● WORK TASK:
Records follow. Copy every line with "include".

● EXERCISE INPUT:
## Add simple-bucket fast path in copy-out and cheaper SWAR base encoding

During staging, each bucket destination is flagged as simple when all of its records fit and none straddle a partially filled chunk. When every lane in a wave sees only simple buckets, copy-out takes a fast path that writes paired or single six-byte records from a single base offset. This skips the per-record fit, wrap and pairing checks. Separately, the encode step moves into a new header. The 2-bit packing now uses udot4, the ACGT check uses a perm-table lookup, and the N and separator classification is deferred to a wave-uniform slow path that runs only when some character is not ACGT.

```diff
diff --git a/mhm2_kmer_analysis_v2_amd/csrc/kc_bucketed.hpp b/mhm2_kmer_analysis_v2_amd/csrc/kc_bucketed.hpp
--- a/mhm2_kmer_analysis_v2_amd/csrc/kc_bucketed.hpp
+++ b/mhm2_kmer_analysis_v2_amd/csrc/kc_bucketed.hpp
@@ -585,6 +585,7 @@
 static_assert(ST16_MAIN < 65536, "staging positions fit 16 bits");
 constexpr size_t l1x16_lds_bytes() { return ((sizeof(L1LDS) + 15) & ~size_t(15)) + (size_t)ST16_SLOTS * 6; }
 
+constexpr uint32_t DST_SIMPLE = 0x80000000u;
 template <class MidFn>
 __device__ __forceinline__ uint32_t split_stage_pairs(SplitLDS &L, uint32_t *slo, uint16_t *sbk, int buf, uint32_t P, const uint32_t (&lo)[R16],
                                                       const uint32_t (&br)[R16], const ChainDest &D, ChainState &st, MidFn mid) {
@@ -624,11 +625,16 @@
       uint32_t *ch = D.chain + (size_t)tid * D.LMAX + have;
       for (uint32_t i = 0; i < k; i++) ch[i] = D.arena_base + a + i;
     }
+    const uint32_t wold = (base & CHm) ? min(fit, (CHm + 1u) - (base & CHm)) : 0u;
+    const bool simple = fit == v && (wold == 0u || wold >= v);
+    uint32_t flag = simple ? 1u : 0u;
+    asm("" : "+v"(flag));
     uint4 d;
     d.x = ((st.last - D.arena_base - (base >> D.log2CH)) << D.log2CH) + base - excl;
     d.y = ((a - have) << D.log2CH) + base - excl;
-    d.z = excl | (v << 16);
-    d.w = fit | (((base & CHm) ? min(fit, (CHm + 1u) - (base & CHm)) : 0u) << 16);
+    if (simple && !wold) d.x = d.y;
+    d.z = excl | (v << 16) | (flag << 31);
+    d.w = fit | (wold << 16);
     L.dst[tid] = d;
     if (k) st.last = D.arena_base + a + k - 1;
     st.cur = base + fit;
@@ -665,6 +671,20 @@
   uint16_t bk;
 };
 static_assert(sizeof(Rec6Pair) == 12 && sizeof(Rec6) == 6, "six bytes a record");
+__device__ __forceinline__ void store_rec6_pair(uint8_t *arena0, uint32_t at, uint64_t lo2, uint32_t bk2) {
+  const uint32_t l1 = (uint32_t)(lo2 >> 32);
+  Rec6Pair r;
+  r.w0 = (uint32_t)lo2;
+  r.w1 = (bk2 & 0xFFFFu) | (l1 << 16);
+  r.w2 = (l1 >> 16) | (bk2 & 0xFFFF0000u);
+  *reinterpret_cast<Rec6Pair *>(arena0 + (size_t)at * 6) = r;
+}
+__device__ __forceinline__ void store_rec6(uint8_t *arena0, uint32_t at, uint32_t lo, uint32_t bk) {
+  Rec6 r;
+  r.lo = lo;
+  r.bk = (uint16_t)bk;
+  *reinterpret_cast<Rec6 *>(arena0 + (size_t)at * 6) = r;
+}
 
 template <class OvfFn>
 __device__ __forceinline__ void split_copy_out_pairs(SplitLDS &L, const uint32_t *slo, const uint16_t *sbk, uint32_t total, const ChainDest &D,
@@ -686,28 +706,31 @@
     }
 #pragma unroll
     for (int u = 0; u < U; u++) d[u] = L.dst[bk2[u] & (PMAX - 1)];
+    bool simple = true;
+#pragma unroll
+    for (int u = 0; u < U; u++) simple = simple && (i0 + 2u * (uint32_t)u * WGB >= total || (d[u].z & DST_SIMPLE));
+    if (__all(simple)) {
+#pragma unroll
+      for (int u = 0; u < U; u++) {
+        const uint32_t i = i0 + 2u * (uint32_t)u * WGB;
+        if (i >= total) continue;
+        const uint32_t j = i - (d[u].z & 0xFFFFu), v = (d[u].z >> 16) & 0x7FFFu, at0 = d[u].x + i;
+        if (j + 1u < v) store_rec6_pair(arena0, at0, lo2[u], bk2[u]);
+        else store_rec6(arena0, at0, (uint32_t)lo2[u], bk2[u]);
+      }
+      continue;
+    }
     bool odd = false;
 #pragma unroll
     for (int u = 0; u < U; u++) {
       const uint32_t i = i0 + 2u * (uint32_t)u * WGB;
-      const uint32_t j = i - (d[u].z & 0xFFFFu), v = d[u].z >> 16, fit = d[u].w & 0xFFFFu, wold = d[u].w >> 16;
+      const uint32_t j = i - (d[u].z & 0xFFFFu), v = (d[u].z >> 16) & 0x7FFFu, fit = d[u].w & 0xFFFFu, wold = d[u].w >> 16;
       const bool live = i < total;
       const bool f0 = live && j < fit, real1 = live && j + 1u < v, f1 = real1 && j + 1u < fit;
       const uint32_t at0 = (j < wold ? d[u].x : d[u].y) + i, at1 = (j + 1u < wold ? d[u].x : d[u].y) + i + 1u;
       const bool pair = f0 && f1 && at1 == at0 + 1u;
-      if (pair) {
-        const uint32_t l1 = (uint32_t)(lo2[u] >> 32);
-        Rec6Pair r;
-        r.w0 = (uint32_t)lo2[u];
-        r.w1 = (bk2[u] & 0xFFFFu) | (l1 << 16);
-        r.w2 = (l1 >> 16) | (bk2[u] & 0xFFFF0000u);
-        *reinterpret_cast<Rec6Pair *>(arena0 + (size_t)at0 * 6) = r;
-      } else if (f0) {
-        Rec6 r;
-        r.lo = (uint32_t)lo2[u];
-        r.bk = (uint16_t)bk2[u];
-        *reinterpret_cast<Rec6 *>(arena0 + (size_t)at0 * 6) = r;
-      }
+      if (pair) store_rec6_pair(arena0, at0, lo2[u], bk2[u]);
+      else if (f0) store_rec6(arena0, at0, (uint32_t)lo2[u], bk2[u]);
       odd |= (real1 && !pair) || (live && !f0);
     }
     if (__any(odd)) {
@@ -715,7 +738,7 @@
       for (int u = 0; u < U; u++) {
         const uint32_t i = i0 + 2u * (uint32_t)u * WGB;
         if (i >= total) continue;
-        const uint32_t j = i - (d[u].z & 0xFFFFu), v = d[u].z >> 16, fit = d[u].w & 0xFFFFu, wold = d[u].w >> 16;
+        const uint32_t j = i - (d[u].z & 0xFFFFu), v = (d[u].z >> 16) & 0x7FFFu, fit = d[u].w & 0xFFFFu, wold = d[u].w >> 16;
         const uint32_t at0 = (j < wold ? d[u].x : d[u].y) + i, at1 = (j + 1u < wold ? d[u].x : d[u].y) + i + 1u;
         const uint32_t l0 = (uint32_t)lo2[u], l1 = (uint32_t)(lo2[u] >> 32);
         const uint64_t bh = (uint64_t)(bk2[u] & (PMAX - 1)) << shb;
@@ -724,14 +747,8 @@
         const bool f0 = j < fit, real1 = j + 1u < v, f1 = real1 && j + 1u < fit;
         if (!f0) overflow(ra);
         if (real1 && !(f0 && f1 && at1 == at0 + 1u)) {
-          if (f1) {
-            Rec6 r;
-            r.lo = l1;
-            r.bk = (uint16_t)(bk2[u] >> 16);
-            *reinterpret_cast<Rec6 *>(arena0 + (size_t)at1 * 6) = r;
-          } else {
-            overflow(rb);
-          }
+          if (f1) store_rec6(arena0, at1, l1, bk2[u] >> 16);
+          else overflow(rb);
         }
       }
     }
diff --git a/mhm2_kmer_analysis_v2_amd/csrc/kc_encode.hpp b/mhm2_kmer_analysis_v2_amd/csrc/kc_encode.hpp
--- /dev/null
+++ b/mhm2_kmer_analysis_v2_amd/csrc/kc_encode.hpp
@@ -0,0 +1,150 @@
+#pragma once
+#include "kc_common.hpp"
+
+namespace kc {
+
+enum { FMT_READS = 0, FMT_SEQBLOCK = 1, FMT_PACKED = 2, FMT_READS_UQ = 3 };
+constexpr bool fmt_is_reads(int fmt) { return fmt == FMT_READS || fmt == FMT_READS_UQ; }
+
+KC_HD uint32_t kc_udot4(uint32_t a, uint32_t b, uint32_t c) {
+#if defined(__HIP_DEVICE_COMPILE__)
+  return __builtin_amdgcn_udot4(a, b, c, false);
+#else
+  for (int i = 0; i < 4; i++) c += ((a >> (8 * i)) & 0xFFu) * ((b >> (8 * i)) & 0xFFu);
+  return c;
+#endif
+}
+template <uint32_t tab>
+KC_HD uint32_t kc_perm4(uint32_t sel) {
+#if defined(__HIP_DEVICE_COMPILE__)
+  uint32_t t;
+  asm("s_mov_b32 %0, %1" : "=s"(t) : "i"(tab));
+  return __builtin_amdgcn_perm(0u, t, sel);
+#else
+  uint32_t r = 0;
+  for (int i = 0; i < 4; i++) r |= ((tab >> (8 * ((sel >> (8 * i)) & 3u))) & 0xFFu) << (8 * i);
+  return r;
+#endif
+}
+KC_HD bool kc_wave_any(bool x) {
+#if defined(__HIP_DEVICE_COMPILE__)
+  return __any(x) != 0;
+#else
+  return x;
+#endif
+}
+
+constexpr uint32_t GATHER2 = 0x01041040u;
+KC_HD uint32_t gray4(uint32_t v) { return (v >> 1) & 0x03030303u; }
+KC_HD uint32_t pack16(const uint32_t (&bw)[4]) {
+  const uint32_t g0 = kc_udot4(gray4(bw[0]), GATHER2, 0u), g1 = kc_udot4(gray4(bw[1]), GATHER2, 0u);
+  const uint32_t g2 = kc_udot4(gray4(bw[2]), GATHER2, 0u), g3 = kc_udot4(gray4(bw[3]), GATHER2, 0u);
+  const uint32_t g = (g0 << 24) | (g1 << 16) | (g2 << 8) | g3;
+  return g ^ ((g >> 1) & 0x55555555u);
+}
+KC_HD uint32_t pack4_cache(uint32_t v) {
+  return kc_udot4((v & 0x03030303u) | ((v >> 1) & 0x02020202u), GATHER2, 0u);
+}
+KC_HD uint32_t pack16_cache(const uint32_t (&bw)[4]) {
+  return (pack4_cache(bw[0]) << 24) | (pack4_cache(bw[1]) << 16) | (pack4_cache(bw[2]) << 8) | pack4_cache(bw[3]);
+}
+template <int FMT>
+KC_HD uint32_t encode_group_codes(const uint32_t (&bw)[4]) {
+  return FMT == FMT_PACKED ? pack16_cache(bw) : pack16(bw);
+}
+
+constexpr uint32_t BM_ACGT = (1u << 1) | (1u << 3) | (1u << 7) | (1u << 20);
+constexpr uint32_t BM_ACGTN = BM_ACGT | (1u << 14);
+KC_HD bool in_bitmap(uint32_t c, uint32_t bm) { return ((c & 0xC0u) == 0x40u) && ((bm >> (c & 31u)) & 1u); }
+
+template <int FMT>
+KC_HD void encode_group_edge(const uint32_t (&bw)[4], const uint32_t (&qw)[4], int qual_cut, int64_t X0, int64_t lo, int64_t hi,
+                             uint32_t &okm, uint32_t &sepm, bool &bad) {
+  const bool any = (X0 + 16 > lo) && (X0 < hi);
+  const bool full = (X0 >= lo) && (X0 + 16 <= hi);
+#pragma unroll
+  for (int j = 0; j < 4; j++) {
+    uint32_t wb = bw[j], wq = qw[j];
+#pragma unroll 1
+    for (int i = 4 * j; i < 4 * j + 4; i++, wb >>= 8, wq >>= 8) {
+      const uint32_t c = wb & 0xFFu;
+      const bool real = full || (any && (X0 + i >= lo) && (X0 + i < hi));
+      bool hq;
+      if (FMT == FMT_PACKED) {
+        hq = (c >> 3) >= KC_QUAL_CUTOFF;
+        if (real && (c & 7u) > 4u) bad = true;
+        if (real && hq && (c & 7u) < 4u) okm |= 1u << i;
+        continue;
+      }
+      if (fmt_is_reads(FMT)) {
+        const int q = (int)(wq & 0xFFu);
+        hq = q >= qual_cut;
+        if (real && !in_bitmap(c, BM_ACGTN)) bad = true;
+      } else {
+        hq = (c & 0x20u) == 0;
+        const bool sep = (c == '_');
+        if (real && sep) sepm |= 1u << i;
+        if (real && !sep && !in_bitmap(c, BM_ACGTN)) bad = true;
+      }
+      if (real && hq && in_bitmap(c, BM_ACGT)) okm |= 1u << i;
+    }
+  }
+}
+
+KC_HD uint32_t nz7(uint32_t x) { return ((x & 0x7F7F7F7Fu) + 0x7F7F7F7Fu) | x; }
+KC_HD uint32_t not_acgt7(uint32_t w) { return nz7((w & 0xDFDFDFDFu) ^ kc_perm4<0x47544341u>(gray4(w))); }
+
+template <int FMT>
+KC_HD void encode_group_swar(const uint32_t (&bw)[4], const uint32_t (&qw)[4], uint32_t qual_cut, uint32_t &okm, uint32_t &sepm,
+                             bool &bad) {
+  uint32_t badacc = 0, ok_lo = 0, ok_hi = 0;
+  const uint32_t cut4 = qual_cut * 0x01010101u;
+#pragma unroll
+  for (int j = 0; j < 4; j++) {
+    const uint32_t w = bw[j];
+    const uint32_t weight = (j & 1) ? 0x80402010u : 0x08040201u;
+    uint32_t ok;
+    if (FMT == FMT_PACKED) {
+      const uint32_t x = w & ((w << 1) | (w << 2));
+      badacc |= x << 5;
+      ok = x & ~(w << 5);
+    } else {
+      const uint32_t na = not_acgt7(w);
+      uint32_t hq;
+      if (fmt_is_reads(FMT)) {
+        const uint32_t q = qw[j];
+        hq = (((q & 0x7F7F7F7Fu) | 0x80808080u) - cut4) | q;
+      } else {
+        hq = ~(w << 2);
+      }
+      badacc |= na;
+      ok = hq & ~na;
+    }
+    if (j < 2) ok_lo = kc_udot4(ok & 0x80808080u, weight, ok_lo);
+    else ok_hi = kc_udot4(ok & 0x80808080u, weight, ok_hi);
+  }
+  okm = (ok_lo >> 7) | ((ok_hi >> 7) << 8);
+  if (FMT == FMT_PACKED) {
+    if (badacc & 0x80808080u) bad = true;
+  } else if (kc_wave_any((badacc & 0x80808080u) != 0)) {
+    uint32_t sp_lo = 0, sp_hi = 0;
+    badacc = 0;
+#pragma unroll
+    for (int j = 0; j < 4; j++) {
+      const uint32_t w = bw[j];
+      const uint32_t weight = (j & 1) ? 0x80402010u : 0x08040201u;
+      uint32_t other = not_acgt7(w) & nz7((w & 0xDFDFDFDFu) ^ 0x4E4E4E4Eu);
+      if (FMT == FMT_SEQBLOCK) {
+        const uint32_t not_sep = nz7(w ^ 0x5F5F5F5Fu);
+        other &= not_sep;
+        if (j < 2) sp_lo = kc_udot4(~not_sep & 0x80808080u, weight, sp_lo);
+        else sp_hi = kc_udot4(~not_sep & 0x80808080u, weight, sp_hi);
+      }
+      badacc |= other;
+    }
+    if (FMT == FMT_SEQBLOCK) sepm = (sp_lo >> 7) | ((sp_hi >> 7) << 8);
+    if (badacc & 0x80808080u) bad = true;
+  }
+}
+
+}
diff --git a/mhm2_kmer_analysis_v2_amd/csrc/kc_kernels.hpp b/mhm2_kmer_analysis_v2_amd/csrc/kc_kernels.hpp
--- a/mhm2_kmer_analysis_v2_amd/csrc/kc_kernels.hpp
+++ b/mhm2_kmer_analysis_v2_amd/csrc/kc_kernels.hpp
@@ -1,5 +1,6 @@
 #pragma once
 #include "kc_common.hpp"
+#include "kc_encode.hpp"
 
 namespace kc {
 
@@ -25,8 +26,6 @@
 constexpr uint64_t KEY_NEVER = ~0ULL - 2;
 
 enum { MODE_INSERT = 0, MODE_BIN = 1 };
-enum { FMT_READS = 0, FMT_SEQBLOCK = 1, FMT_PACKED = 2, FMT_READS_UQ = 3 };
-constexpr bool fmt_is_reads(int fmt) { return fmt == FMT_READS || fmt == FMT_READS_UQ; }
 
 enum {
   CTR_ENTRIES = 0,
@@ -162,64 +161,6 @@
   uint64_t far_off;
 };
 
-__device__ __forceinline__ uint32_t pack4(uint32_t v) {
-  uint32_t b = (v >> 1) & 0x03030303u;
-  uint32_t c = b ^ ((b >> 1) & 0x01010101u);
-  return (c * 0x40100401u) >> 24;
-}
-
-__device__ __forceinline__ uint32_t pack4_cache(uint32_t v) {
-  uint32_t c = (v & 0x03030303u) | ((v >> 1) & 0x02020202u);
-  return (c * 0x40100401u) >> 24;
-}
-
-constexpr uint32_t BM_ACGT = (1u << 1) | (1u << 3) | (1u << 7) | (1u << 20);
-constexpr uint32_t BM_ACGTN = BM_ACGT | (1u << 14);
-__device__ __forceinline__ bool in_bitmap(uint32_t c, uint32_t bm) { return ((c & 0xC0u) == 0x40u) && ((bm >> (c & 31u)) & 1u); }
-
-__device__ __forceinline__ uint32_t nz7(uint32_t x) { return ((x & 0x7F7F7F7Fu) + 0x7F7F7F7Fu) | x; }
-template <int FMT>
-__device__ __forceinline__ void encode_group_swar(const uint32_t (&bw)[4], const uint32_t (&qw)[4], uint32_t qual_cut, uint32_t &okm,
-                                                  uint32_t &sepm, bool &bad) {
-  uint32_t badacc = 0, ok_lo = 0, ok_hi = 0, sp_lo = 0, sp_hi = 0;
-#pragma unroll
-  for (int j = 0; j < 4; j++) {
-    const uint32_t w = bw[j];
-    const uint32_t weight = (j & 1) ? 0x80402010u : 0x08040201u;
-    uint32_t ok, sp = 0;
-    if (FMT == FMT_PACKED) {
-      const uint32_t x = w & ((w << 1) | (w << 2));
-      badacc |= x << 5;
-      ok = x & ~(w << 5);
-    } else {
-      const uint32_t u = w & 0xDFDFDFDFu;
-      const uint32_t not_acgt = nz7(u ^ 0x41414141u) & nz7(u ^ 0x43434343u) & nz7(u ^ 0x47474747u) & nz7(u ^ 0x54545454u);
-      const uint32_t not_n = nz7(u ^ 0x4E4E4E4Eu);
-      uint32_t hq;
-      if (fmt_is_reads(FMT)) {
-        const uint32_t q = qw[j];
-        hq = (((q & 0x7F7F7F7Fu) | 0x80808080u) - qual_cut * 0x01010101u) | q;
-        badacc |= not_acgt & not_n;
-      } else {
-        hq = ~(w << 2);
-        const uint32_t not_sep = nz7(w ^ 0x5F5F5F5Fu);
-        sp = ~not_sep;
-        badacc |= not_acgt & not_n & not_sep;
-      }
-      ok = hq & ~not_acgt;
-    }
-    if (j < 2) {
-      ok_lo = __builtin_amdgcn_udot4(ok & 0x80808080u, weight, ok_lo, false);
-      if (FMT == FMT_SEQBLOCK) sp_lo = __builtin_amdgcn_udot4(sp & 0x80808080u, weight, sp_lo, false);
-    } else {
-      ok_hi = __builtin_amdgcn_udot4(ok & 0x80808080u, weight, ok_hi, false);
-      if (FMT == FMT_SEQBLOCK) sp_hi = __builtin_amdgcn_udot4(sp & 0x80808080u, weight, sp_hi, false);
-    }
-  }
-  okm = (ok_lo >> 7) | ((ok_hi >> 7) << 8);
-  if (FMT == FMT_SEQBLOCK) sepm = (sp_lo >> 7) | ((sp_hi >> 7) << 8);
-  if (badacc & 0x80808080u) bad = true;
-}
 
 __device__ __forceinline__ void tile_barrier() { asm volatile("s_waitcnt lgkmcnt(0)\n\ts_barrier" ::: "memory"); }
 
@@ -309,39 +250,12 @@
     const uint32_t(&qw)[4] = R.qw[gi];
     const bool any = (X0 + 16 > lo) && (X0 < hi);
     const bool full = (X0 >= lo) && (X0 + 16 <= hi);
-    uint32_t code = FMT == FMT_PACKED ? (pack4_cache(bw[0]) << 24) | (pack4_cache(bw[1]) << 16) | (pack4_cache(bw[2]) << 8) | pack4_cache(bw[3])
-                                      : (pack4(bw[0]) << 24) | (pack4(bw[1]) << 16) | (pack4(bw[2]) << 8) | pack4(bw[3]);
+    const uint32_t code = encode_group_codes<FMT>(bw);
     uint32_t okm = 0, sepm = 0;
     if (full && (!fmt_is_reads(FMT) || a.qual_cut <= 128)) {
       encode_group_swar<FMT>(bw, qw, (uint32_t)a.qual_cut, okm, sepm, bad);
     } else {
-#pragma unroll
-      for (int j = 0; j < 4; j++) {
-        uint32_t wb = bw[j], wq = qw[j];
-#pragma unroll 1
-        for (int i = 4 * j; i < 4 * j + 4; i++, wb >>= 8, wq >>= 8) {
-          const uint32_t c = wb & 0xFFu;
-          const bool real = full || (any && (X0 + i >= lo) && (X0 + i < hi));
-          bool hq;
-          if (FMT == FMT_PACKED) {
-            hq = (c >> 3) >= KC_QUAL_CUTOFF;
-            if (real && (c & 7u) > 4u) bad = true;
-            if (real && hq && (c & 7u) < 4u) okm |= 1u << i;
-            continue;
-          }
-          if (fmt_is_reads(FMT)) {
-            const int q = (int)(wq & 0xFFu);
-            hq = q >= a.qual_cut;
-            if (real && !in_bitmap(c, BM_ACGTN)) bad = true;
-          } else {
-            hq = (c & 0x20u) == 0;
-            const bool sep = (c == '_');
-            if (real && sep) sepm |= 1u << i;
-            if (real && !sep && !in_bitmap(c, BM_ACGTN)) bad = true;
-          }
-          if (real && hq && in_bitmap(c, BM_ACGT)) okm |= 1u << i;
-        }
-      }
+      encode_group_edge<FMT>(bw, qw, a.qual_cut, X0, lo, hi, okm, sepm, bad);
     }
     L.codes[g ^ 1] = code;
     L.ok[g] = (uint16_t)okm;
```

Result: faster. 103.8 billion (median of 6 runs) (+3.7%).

● REPLY TO THE TASK:
+#include "kc_common.hpp"
 #include "kc_common.hpp"
+#include "kc_encode.hpp"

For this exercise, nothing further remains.